Nigel certainly was going at express speed, when on turning a sharp corner, he barely escaped collision with a short and round-shouldered individual of advanced age, wearing a fur-bordered greatcoat almost down to the heels, and a Glengarry cap, from beneath which flowed thick locks of snow-white hair. Two black eyes, bright as beads, flashed a glance of indignant remonstrance, and the high-pitched voice, petulant in tone, was unmistakable.
"Mr. Carden-Cox. I beg your pardon. How do you do?" Nigel put out his hand in greeting.
The other stared haughtily. "Eh! who are you?"
"Don't you know me?"
"No, sir. I have not that pleasure," with an aggrieved sound.
"I'm Nigel—just come home."
"Young Browning. Humph."
It was dull and damp, the fogginess having deepened, and this no doubt was partly the reason why Nigel had so nearly run the old gentleman down, added to that old gentleman's perverse habit of walking on the wrong side of the pavement. But Mr. Carden-Cox had plainly no intention of allowing his movements to be influenced by weather. He pulled off one of his gloves, fished laboriously for a double eye-glass, adjusted the same carefully on the bridge of his nose, and retreated to the neighbourhood of the nearest lamp, beckoning Nigel to follow.

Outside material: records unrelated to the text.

+template <bool kLevel0>
+__device__ inline void pyr_small_level_bytes(const PyrArgs &a, int l, int b)
+{
+    const int w = a.g.w[l], h = a.g.h[l], pw = w + 2 * kPad, ph = h + 2 * kPad;
+    uint8_t *slot = a.slots + (int64_t)b * a.slot_stride;
+    uint8_t *lvl = slot + a.g.origin[l];
+    const int nthr = blockDim.x * blockDim.y, tid = threadIdx.y * blockDim.x + threadIdx.x;
+    for (int i = blockIdx.x * nthr + tid; i < pw * ph; i += gridDim.x * nthr) {
+        const int py = i / pw - kPad, px = i - (py + kPad) * pw - kPad;
+        const int sx = refl101(px, w), sy = refl101(py, h);
+        int v;
+        if (kLevel0) v = src_image(a, b)[(int64_t)sy * a.pitch + sx];
+        else v = pyr_down_pixel(slot + a.g.origin[l - 1], a.g.pitch[l - 1], sx, sy);
+        lvl[(int64_t)py * a.g.pitch[l] + px] = (uint8_t)v;
     }
 }
 
-constexpr int kBorderRows = 16;
-constexpr int kFrameRowsPerWg = 4, kSidePasses = 4;
-__host__ __device__ inline int border_top_groups() { return 2 * kPad / kFrameRowsPerWg; }
-__host__ __device__ inline int border_side_groups(int h) { return (h + kBorderRows * kSidePasses - 1) / (kBorderRows * kSidePasses); }
-__global__ __launch_bounds__(256) void pyr_border_kernel(PyrArgs a, int l)
+template <int K, typename T>
+__device__ __forceinline__ void pyr_load_rows(const uint8_t *src, int pitch, uint8_t *lds, int P, int w, int y0, int h)
 {
-    const int b = blockIdx.y;
-    const int w = a.g.w[l], h = a.g.h[l], pitch = a.g.pitch[l];
-    uint8_t *lvl = a.slots + (int64_t)b * a.slot_stride + a.g.origin[l];
-    if ((int)blockIdx.x < border_top_groups()) {
-        for (int q = 0; q < kFrameRowsPerWg; q++) {
-            const int gidx = blockIdx.x * kFrameRowsPerWg + q;
-            const int py = gidx < kPad ? gidx - kPad : h + (gidx - kPad);
-            const uint8_t *src = lvl + (int64_t)refl101(py, h) * pitch;
-            uint8_t *dst = lvl + (int64_t)py * pitch;
-            for (int px = ((int)threadIdx.x << 2) - kPad; px < w + kPad; px += 1024) {
-                uint32_t v = 0;
-                if (px >= 0 && px + 4 <= w) v = *(const uint32_t *)(src + px);
-                else {
+    constexpr int S = (int)sizeof(T);
+    for (int c = threadIdx.x; c * S < w; c += blockDim.x) {
+        const bool full = (c + 1) * S <= w;
+        T v[K];
 #pragma unroll
-                    for (int k = 0; k < 4; k++) v |= (uint32_t)src[refl101(min(px + k, w + kPad - 1), w)] << (8 * k);
-                }
-                if (px + 4 <= w + kPad) *(uint32_t *)(dst + px) = v;
-                else for (int k = 0; px + k < w + kPad; k++) dst[px + k] = (uint8_t)(v >> (8 * k));
-            }
+        for (int k = 0; k < K; k++) {
+            const int j = threadIdx.y + k * blockDim.y;
+            v[k] = *(const T *)(src + (int64_t)min(y0 + j, h - 1) * pitch + (full ? c * S : 0));
         }
-        return;
-    }
-    const int sgroup = blockIdx.x - border_top_groups();
-    if (w >= 2 * kPad) {
-        static_assert(kBorderRows == 16 && kPad == 32, "256 threads = 16 rows x 16 dwords");
-        typedef uint32_t u32_unaligned __attribute__((aligned(1)));
-        const int k = threadIdx.x & 15, r = threadIdx.x >> 4;
-        const int px = k < 8 ? -kPad + 4 * k : w + 4 * (k - 8);
-        const int c0 = k < 8 ? kPad - 3 - 4 * k : w - 5 - 4 * (k - 8);
-        for (int q = 0; q < kSidePasses; q++) {
-            const int py = (sgroup * kSidePasses + q) * kBorderRows + r;
-            if (py >= h) return;
-            uint8_t *row = lvl + (int64_t)py * pitch;
-            const uint32_t v = *(const u32_unaligned *)(row + c0);
-            *(u32_unaligned *)(row + px) = __builtin_amdgcn_perm(0u, v, 0x00010203u);
+#pragma unroll
+        for (int k = 0; k < K; k++) {
+            const int j = threadIdx.y + k * blockDim.y;
+            uint8_t *row = lds + j * P + kPad;
+            if (full && y0 + j < h) *(T *)(row + c * S) = v[k];
+            if (!full && y0 + j < h)
+                for (int q = c * S; q < w; q++) row[q] = src[(int64_t)(y0 + j) * pitch + q];
         }
-    } else {
-        const int t = threadIdx.x & 63;
-        const int px = t < kPad ? t - kPad : w + (t - kPad);
-        const int sx = refl101(px, w);
-        for (int q = 0; q < kSidePasses; q++)
-            for (int r = threadIdx.x >> 6; r < kBorderRows; r += 4) {
-                const int py = (sgroup * kSidePasses + q) * kBorderRows + r;
-                if (py >= h) return;
-                uint8_t *row = lvl + (int64_t)py * pitch;
-                row[px] = row[sx];
-            }
     }
 }
 
+template <int K>
+__device__ __forceinline__ void pyr_emit_rows(uint8_t *lvl, int pitch, uint8_t *lds, int P, int w, int h, int y0)
+{
+    __syncthreads();
+#pragma unroll
+    for (int k = 0; k < K; k++) {
+        const int j = threadIdx.y + k * blockDim.y;
+        if (y0 + j >= h) continue;
+        uint8_t *row = lds + j * P;
+        for (int t = threadIdx.x; t < 2 * kPad + 16; t += blockDim.x) {
+            if (t < kPad) row[t] = row[2 * kPad - t];
+            else if (t < 2 * kPad) row[w + t] = row[w + 2 * kPad - 2 - t];
+            else if (w + t < P) row[w + t] = 0;
+        }
+    }
+    __syncthreads();
+    for (int c = threadIdx.x; c * 16 < P; c += blockDim.x) {
+#pragma unroll
+        for (int k = 0; k < K; k++) {
+            const int j = threadIdx.y + k * blockDim.y, y = y0 + j;
+            if (y >= h) continue;
+            const uint4 v = *(const uint4 *)(lds + j * P + c * 16);
+            uint8_t *col = lvl - kPad + c * 16;
+            *(uint4 *)(col + (int64_t)y * pitch) = v;
+            if (y >= 1 && y <= kPad) *(uint4 *)(col - (int64_t)y * pitch) = v;
+            if (y >= h - 1 - kPad && y <= h - 2) *(uint4 *)(col + (int64_t)(2 * (h - 1) - y) * pitch) = v;
+        }
+    }
+}
+
+template <int K>
+__global__ __launch_bounds__(256) void pyr_level0_kernel(PyrArgs a)
+{
+    extern __shared__ uint4 pyr_lds[];
+    const int b = blockIdx.y, w = a.g.w[0], h = a.g.h[0];
+    if (pyr_small_level(w, h)) { pyr_small_level_bytes<true>(a, 0, b); return; }
+    uint8_t *lds = (uint8_t *)pyr_lds;
+    const int P = pyr_row_bytes(w), y0 = blockIdx.x * K * blockDim.y;
+    const uint8_t *src = src_image(a, b);
+    const unsigned al = (unsigned)(uintptr_t)src | (unsigned)a.pitch;
+    if ((al & 15) == 0) pyr_load_rows<K, uint4>(src, a.pitch, lds, P, w, y0, h);
+    else if ((al & 3) == 0) pyr_load_rows<K, uint32_t>(src, a.pitch, lds, P, w, y0, h);
+    else pyr_load_rows<K, uint8_t>(src, a.pitch, lds, P, w, y0, h);
+    pyr_emit_rows<K>(a.slots + (int64_t)b * a.slot_stride + a.g.origin[0], a.g.pitch[0], lds, P, w, h, y0);
+}
+
+template <int K>
 __global__ __launch_bounds__(256) void pyr_down_kernel(PyrArgs a, int l)
 {
-    const int b = blockIdx.z, y = blockIdx.y * blockDim.y + threadIdx.y;
-    const int w = a.g.w[l];
-    if (y >= a.g.h[l]) return;
+    extern __shared__ uint4 pyr_lds[];
+    const int b = blockIdx.y, w = a.g.w[l], h = a.g.h[l];
+    if (pyr_small_level(w, h)) { pyr_small_level_bytes<false>(a, l, b); return; }
+    uint8_t *lds = (uint8_t *)pyr_lds;
+    const int P = pyr_row_bytes(w), y0 = blockIdx.x * K * blockDim.y;
     const int sp = a.g.pitch[l - 1];
     uint8_t *slot = a.slots + (int64_t)b * a.slot_stride;
     const uint8_t *src = slot + a.g.origin[l - 1];
-    uint8_t *dst = slot + a.g.origin[l] + (int64_t)y * a.g.pitch[l];
-    const int x0 = (blockIdx.x * blockDim.x + threadIdx.x) * 4;
-    if (x0 >= w) return;
-    int acc[4] = {0, 0, 0, 0};
+    constexpr int NR = 2 * K + 3;
+    const int jb = threadIdx.y * K, yb = y0 + jb;
+    for (int x0 = threadIdx.x * 4; x0 < w && yb < h; x0 += blockDim.x * 4) {
+        uint32_t hs[NR][4];
 #pragma unroll
-    for (int r = 0; r < 5; r++) {
-        const uint32_t *row = (const uint32_t *)(src + (int64_t)(2 * y + r - 2) * sp + 2 * x0 - 4);
-        const uint32_t d0 = row[0], d1 = row[1], d2 = row[2], d3 = row[3];
-        int s[16];
+        for (int r = 0; r < NR; r++) {
+            const uint32_t *row = (const uint32_t *)(src + (int64_t)(2 * yb + r - 2) * sp + 2 * x0 - 4);
+            const uint32_t d0 = row[0], d1 = row[1], d2 = row[2], d3 = row[3];
+            const uint32_t W[6] = {__builtin_amdgcn_alignbyte(d1, d0, 2), d1, __builtin_amdgcn_alignbyte(d2, d1, 2), d2,
+                                   __builtin_amdgcn_alignbyte(d3, d2, 2), d3};
 #pragma unroll
-        for (int j = 0; j < 4; j++) {
-            s[j] = (d0 >> (8 * j)) & 255; s[4 + j] = (d1 >> (8 * j)) & 255;
-            s[8 + j] = (d2 >> (8 * j)) & 255; s[12 + j] = (d3 >> (8 * j)) & 255;
+            for (int q = 0; q < 4; q++)
+                hs[r][q] = __builtin_amdgcn_udot4(W[q + 2], 0x00000001u, __builtin_amdgcn_udot4(W[q], 0x04060401u, 0u, false), false);
         }
-        const int wv = (r == 2) ? 6 : ((r == 1 || r == 3) ? 4 : 1);
 #pragma unroll
-        for (int q = 0; q < 4; q++) {
-            const int c = 4 + 2 * q;
-            const int hs = s[c] * 6 + (s[c - 1] + s[c + 1]) * 4 + s[c - 2] + s[c + 2];
-            acc[q] += hs * wv;
+        for (int k = 0; k < K; k++) {
+            uint32_t out = 0;
+#pragma unroll
+            for (int q = 0; q < 4; q++) {
+                const uint32_t v = hs[2 * k][q] + hs[2 * k + 4][q] + 4 * (hs[2 * k + 1][q] + hs[2 * k + 3][q]) + 6 * hs[2 * k + 2][q];
+                out |= ((v + 128) >> 8) << (8 * q);
+            }
+            if (yb + k < h) *(uint32_t *)(lds + (jb + k) * P + kPad + x0) = out;
         }
     }
-    uint32_t out = 0;
-#pragma unroll
-    for (int q = 0; q < 4; q++) out |= (uint32_t)((acc[q] + 128) >> 8) << (8 * q);
-    if (x0 + 4 <= w) *(uint32_t *)(dst + x0) = out;
-    else for (int q = 0; x0 + q < w; q++) dst[x0 + q] = (uint8_t)(out >> (8 * q));
+    pyr_emit_rows<K>(slot + a.g.origin[l], a.g.pitch[l], lds, P, w, h, y0);
 }
 
 __global__ __launch_bounds__(256) void pyr_read_level_kernel(PyrGeom g, const uint8_t *slot, int l,
@@ -128,25 +159,24 @@
 
 void launch_pyramid(const PyrArgs &a, int batch, hipStream_t st)
 {
-    dim3 blk(256, 1, 1);
-    auto shape = [](int lanes_per_row, int rows, dim3 &grid, dim3 &block, int batch) {
-        const int bx = lanes_per_row < 256 ? lanes_per_row : 256, by = 256 / bx;
-        block = dim3(bx, by, 1);
-        grid = dim3((lanes_per_row + bx - 1) / bx, (rows + by - 1) / by, batch);
-    };
-    {
-        dim3 g, bk;
-        shape((a.g.w[0] + 15) / 16, a.g.h[0], g, bk, batch);
-        hipLaunchKernelGGL(pyr_copy0_kernel, g, bk, 0, st, a);
-    }
+    constexpr int kRows = 2;
     for (int l = 0; l < a.g.nlevels; l++) {
-        if (l > 0) {
-            dim3 g, bk;
-            shape((a.g.w[l] + 3) / 4, a.g.h[l], g, bk, batch);
-            hipLaunchKernelGGL(pyr_down_kernel, g, bk, 0, st, a, l);
+        const int w = a.g.w[l], h = a.g.h[l];
+        dim3 grid, block;
+        size_t lds = 0;
+        if (pyr_small_level(w, h)) {
+            grid = dim3(((w + 2 * kPad) * (h + 2 * kPad) + 255) / 256, batch, 1);
+            block = dim3(256, 1, 1);
+        } else {
+            const int P = pyr_row_bytes(w);
+            const int lanes = l == 0 ? P / 16 : (w + 3) / 4;
+            const int bx = lanes < 256 ? lanes : 256, by = 256 / bx, rows = kRows * by;
+            grid = dim3((h + rows - 1) / rows, batch, 1);
+            block = dim3(bx, by, 1);
+            lds = (size_t)rows * P;
         }
-        dim3 gb(border_top_groups() + border_side_groups(a.g.h[l]), batch, 1);
-        hipLaunchKernelGGL(pyr_border_kernel, gb, blk, 0, st, a, l);
+        if (l == 0) hipLaunchKernelGGL(pyr_level0_kernel<kRows>, grid, block, lds, st, a);
+        else hipLaunchKernelGGL(pyr_down_kernel<kRows>, grid, block, lds, st, a, l);
     }
 }
 
diff --git a/stereo-visual-odometry_amd/csrc/svo_abi.hip b/stereo-visual-odometry_amd/csrc/svo_abi.hip
--- a/stereo-visual-odometry_amd/csrc/svo_abi.hip
+++ b/stereo-visual-odometry_amd/csrc/svo_abi.hip
@@ -127,6 +127,7 @@
     if (c->bucket_stage) (void)hipFree(c->bucket_stage);
     if (c->ev_front) (void)hipEventDestroy(c->ev_front);
     if (c->ev_back) (void)hipEventDestroy(c->ev_back);
+    if (c->ev_solver) (void)hipEventDestroy(c->ev_solver);
     if (c->ev_order) (void)hipEventDestroy(c->ev_order);
     if (c->side_stream) (void)hipStreamDestroy(c->side_stream);
     for (int k = 0; k < 2; k++) {
@@ -248,6 +249,7 @@
     CK(hipStreamCreateWithFlags(&ctx->side_stream, hipStreamNonBlocking));
     CK(hipEventCreateWithFlags(&ctx->ev_front, hipEventDisableTiming));
     CK(hipEventCreateWithFlags(&ctx->ev_back, hipEventDisableTiming));
+    CK(hipEventCreateWithFlags(&ctx->ev_solver, hipEventDisableTiming));
     if (B > 1) {
         for (int k = 0; k < 2; k++) {
             CK(hipEventCreateWithFlags(&ctx->ev_up[k], hipEventDisableTiming));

"Here, let me see. Nigel Browning! I declare I shouldn't have known the lad."
"Am I so altered?"
"Altered! There's not an inch of you the same."
This was absurd, and Nigel smiled.
"What are you after here—eh?"
"Going home. Just arrived. They don't expect me till to-morrow, so it's to be a surprise."
"Why on earth didn't you take the steps? Missed them in the dark? That's not like you. Some folks do go mooning about with their eyes in the stars; but I thought you were practical."
"I didn't miss the steps. I came this way by choice."
"Hey? What for?"
"A fancy of mine. I must be off, or my luggage will arrive first."
"Not if you keep up the pace you were going just now." Mr. Carden-Cox paused to survey Nigel all over, from head to foot, as if gauging his value. "Yes—you've filled out—expanded—developed—twice the man you were! But there's something about you which I don't quite understand. Good-bye. We shall meet again soon."
Nigel did not fail to keep up his former pace, even to accelerate it. If he wished to arrive before his luggage, he really had no time to lose, for Pollard would not be guilty of delay. And instead of following the bend to the right which Pollard would follow, Nigel soon shot away to the left, through a dark lane, with high walls on both sides, and a fringe of tall trees from enclosed gardens peeping over the wall-tops.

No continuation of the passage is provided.